• [PROBLEM DETAILS] Among the lines below, keep only those from the one containing "memset(&out, 0, sizeof(out));" through the one containing "auto igemm = [&](int", and reproduce them exactly.
*** Opening of EXTRACTED RECORDS ***
static int conv_params(const aod_conv_desc_t* desc, const void* src, const void* w_packed, void* dst, const float* pre_scale,
                       const float* pre_shift, const void* res, const void* mask, const float* post_scale, void* zraw, float* colsum,
                       ConvKParams& p) {
  AOD_CHECK_ARG(desc && src && w_packed && dst, "conv: null pointer");
  memset(&p, 0, sizeof(p));
  int rc = fill_params(desc, p);
  if (rc) return rc;
  AOD_CHECK_ARG(!(desc->out_f32 && zraw), "conv: zraw needs a bf16 destination");
  if (desc->x3) {
    AOD_CHECK_ARG(!zraw && !post_scale, "conv (x3): zraw / post_scale are not supported");
    AOD_CHECK_ARG(desc->out_f32 || desc->N % 32 == 0, "conv (x3): a bf16 (X-layout) destination needs N %% 32 == 0, got %d", desc->N);
    AOD_CHECK_ARG(!(desc->out_f32 && (res || mask)), "conv (x3): residual / mask operands need an X-layout destination");
  }
  const ConvKnobs::Once& k1 = ConvKnobs::once();
  p.x = (const bf16_t*)src; p.w = (const bf16_t*)w_packed; p.y = dst;
  p.pre_scale = pre_scale; p.pre_shift = pre_shift; p.res = (const bf16_t*)res; p.mask = (const bf16_t*)mask;
// ... 81 lines not shown
  if (det_colsum) return false;
  if ((long long)p.K * 2 * p.N >= 0x7fffffffll) return false;
  const long long rows = lat == 1 ? (long long)p.segB[0] * (p.segOH[0] / 2) * (p.segOW[0] / 2) : p.M;
  const long long tiles_m = (rows + XP_BM - 1) / XP_BM, reps = (long long)ng * (lat == 1 ? 4 : 1);
  int pre = 0;
  if (taps == 1 && lat == 0 && ngroups <= 1 && p.stride == 1 && (p.res != nullptr) != (p.mask != nullptr) && !kn.is(ConvKnobs::X3P_PRE, '0'))
    pre = p.res ? 1 : 2;
  const int ncu = xp_cus();
  bool wide = false;
  if (!pre && p.N % 256 == 0) {
    const char* fbn = kn.call(ConvKnobs::X3P_BN);
    wide = fbn ? atoi(fbn) == 256 : tiles_m * (p.N / 256) * reps >= (long long)ncu * 3 / 4;
  }
  {
    const char* ms = kn.call(ConvKnobs::X3P_MIN_STEPS);
    const int thr = ms ? atoi(ms) : 24;
    const int steps = lat == 1 ? 9 * (p.C >> 6) / 4 : taps * (p.C >> 6);
    const char* pms = kn.call(ConvKnobs::X3P_PRE_MIN_STEPS);
    if (pms && pre) { if (steps < atoi(pms)) return false; }
    else if (lat != 1 && (steps * (wide ? 2 : 1) < thr || (p.res && steps < thr))) return false;
    if (lat == 1 && steps * (wide ? 2 : 1) < thr / 2) return false;
  }
  long long prev = 0;
  for (int i = 0; i < p.nseg; ++i) {
    const long long r = p.seg_mend[i] - prev;
    prev = p.seg_mend[i];
    if (r >= (1ll << 22)) return false;
    if (i + 1 < p.nseg && r % XP_BM != 0) return false;
    if (p.seg_dst0[i] + r >= (1ll << 31)) return false;
  }
  const char* mint = kn.call(ConvKnobs::X3P_MIN_TILES);
  if (tiles_m * (p.N / 128) * reps < (mint ? atoll(mint) : 192)) return false;
  const long long ntiles = tiles_m * (p.N / (wide ? 256 : 128)) * reps;
  out.kind = AOD_CONV_PLAN_X3P;
  out.taps = lat == 1 ? 4 : taps;
  out.wide = wide; out.pre = pre; out.lat = lat; out.x3 = 1; out.grouped = ngroups ? 1 : 0;
  out.grid = (int)(ntiles < ncu ? ntiles : ncu);
  return true;
}

static int conv_plan(const ConvKParams& p, int ngroups, bool has_workspace, ConvPlan& out) {
  memset(&out, 0, sizeof(out));
  const ConvKnobs::Once& k1 = ConvKnobs::once();
  ConvKnobs kn;
  bool any_mask = p.mask != nullptr, any_cs = p.colsum != nullptr;
  for (int g = 0; g < ngroups; ++g) { any_mask = any_mask || p.grp[g].mask; any_cs = any_cs || p.grp[g].colsum; }
  auto igemm = [&](int bm, int bn, int nt, int ops, int stages) {
    out.kind = AOD_CONV_PLAN_IGEMM; out.bm = bm; out.bn = bn; out.nt = nt; out.ops = ops; out.stages = stages; out.x3 = p.x3; out.grouped = ngroups ? 1 : 0;
    return 0;
  };
  auto w8 = [&](int bm, int bn) { return igemm(bm, bn, 512, any_mask ? 1 : 0, 2); };
  auto ntiles = [&](int bm, int bn) { return (long long)((p.M + bm - 1) / bm) * ((p.N + bn - 1) / bn); };
  const long long t256 = ntiles(256, 256);
  const bool fits256 = t256 >= 240 && t256 * 100 >= ((t256 + 255) / 256) * 256 * 92;
  const bool shape256 = !p.res && !p.out_f32 && p.N % 256 == 0 && p.K >= (p.x3 ? 2048 : 1024);
  const long long want = k1.tile_want ? atoll(k1.tile_want) : 512;

  if (ngroups) {
    if (p.x3 && p.R == p.S && !p.bigrows && kn.is(ConvKnobs::X3P_GROUPED, '1') && plan_x3p(p, ngroups, any_cs && aod_get_deterministic(), kn, out)) return 0;
    if (p.x3) return w8(256, 256);
    auto fill = [&](int bm, int bn, int slots) {
      const long long t = ntiles(bm, bn) * ngroups;
      return (double)t / (double)(((t + slots - 1) / slots) * slots);
    };
    const bool ok256 = !knob_is(k1.tile_256, '0') && p.N % 256 == 0 && p.K >= 1024;
    if (ok256 && fill(256, 256, 256) * 1.12 >= fill(128, 128, 512)) return w8(256, 256);
    AOD_CHECK_ARG(p.N >= 128, "conv_grouped: N >= 128 required");
    return w8(128, 128);
  }

  if (!p.x3 && !p.up_w && p.R == 1 && p.S == 1 && p.stride == 1 && p.pad == 0 && p.nseg == 1 && !p.out_f32 && !p.zraw && !p.post_scale) {
    PwArgs a;
    pw_args(p, a);
    if (aod_pw_wants(a)) { out.kind = AOD_CONV_PLAN_PW_STREAM; return 0; }
  }
  const int ks = (has_workspace && !p.perm && !p.up_w) ? choose_ksplit(p) : 1;
  if (ks > 1) {
    igemm(128, p.N > 64 ? 128 : 64, 256, 2, 2);
    out.kind = AOD_CONV_PLAN_SPLIT_K; out.ksplit = ks;
    return 0;
  }
  if (p.x3) {
    if (!p.out_f32 && !p.zraw && !p.post_scale && !p.bigrows && p.R == p.S && (!(shape256 && fits256) || kn.is(ConvKnobs::X3P_OVER_256, '1')) &&
        plan_x3p(p, 0, any_cs && aod_get_deterministic(), kn, out)) return 0;
    if (!knob_is(k1.tile_256, '0') && shape256 && fits256) return w8(256, 256);
    if (p.N > 128 && p.N <= 192 && !p.res && !p.mask && !p.zraw && p.K >= 2048 && ntiles(192, 192) >= 240 && !kn.is(ConvKnobs::X3_TILE_192, '0'))
      return igemm(192, 192, 512, 0, 2);
    if (knob_is(k1.x3_128_w8, '1') && !p.res && !p.out_f32 && p.N % 128 == 0 && ntiles(128, 128) >= 256) return w8(128, 128);
  } else {
    if (!knob_is(k1.tile_256, '0') && shape256 && ((knob_is(k1.tile_256, '1') && t256 >= 128) || fits256)) return w8(256, 256);
    if (!knob_is(k1.tile_w8, '0') && !p.res && p.N >= 128 && p.K >= 1024 && ntiles(128, 128) >= want) return w8(128, 128);
  }
  const int pad128 = (p.N + 127) / 128 * 128, pad64 = (p.N + 63) / 64 * 64;
  const bool ragged = p.N > 128 && (pad128 - pad64) * 5 >= pad128;
  const int st64 = (p.x3 || (!knob_is(k1.ring3, '0') && p.K >= 256)) ? 3 : 2;
  if (ragged && ntiles(128, 64) >= want) return igemm(128, 64, 256, 2, 2);
  if (p.N > 64 && p.x3 && knob_is(k1.x3_128_st3, '1') && ntiles(128, 128) >= 256) return igemm(128, 128, 256, 2, 3);
  if (p.N > 64 && ntiles(128, 128) >= want) return igemm(128, 128, 256, 2, 2);
  if (p.N > 64 && ntiles(64, 128) >= want) return igemm(64, 128, 256, 2, st64);
  if (p.N <= 64 && ntiles(128, 64) >= want) return igemm(128, 64, 256, 2, 2);
  if (p.N > 64 && ntiles(128, 64) >= want && p.N % 128 != 0) return igemm(128, 64, 256, 2, 2);
  return igemm(64, 64, 256, 2, st64);
}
*** Close of EXTRACTED RECORDS ***
• [ANSWER]
  memset(&out, 0, sizeof(out));
  const ConvKnobs::Once& k1 = ConvKnobs::once();
  ConvKnobs kn;
  bool any_mask = p.mask != nullptr, any_cs = p.colsum != nullptr;
  for (int g = 0; g < ngroups; ++g) { any_mask = any_mask || p.grp[g].mask; any_cs = any_cs || p.grp[g].colsum; }
  auto igemm = [&](int bm, int bn, int nt, int ops, int stages) {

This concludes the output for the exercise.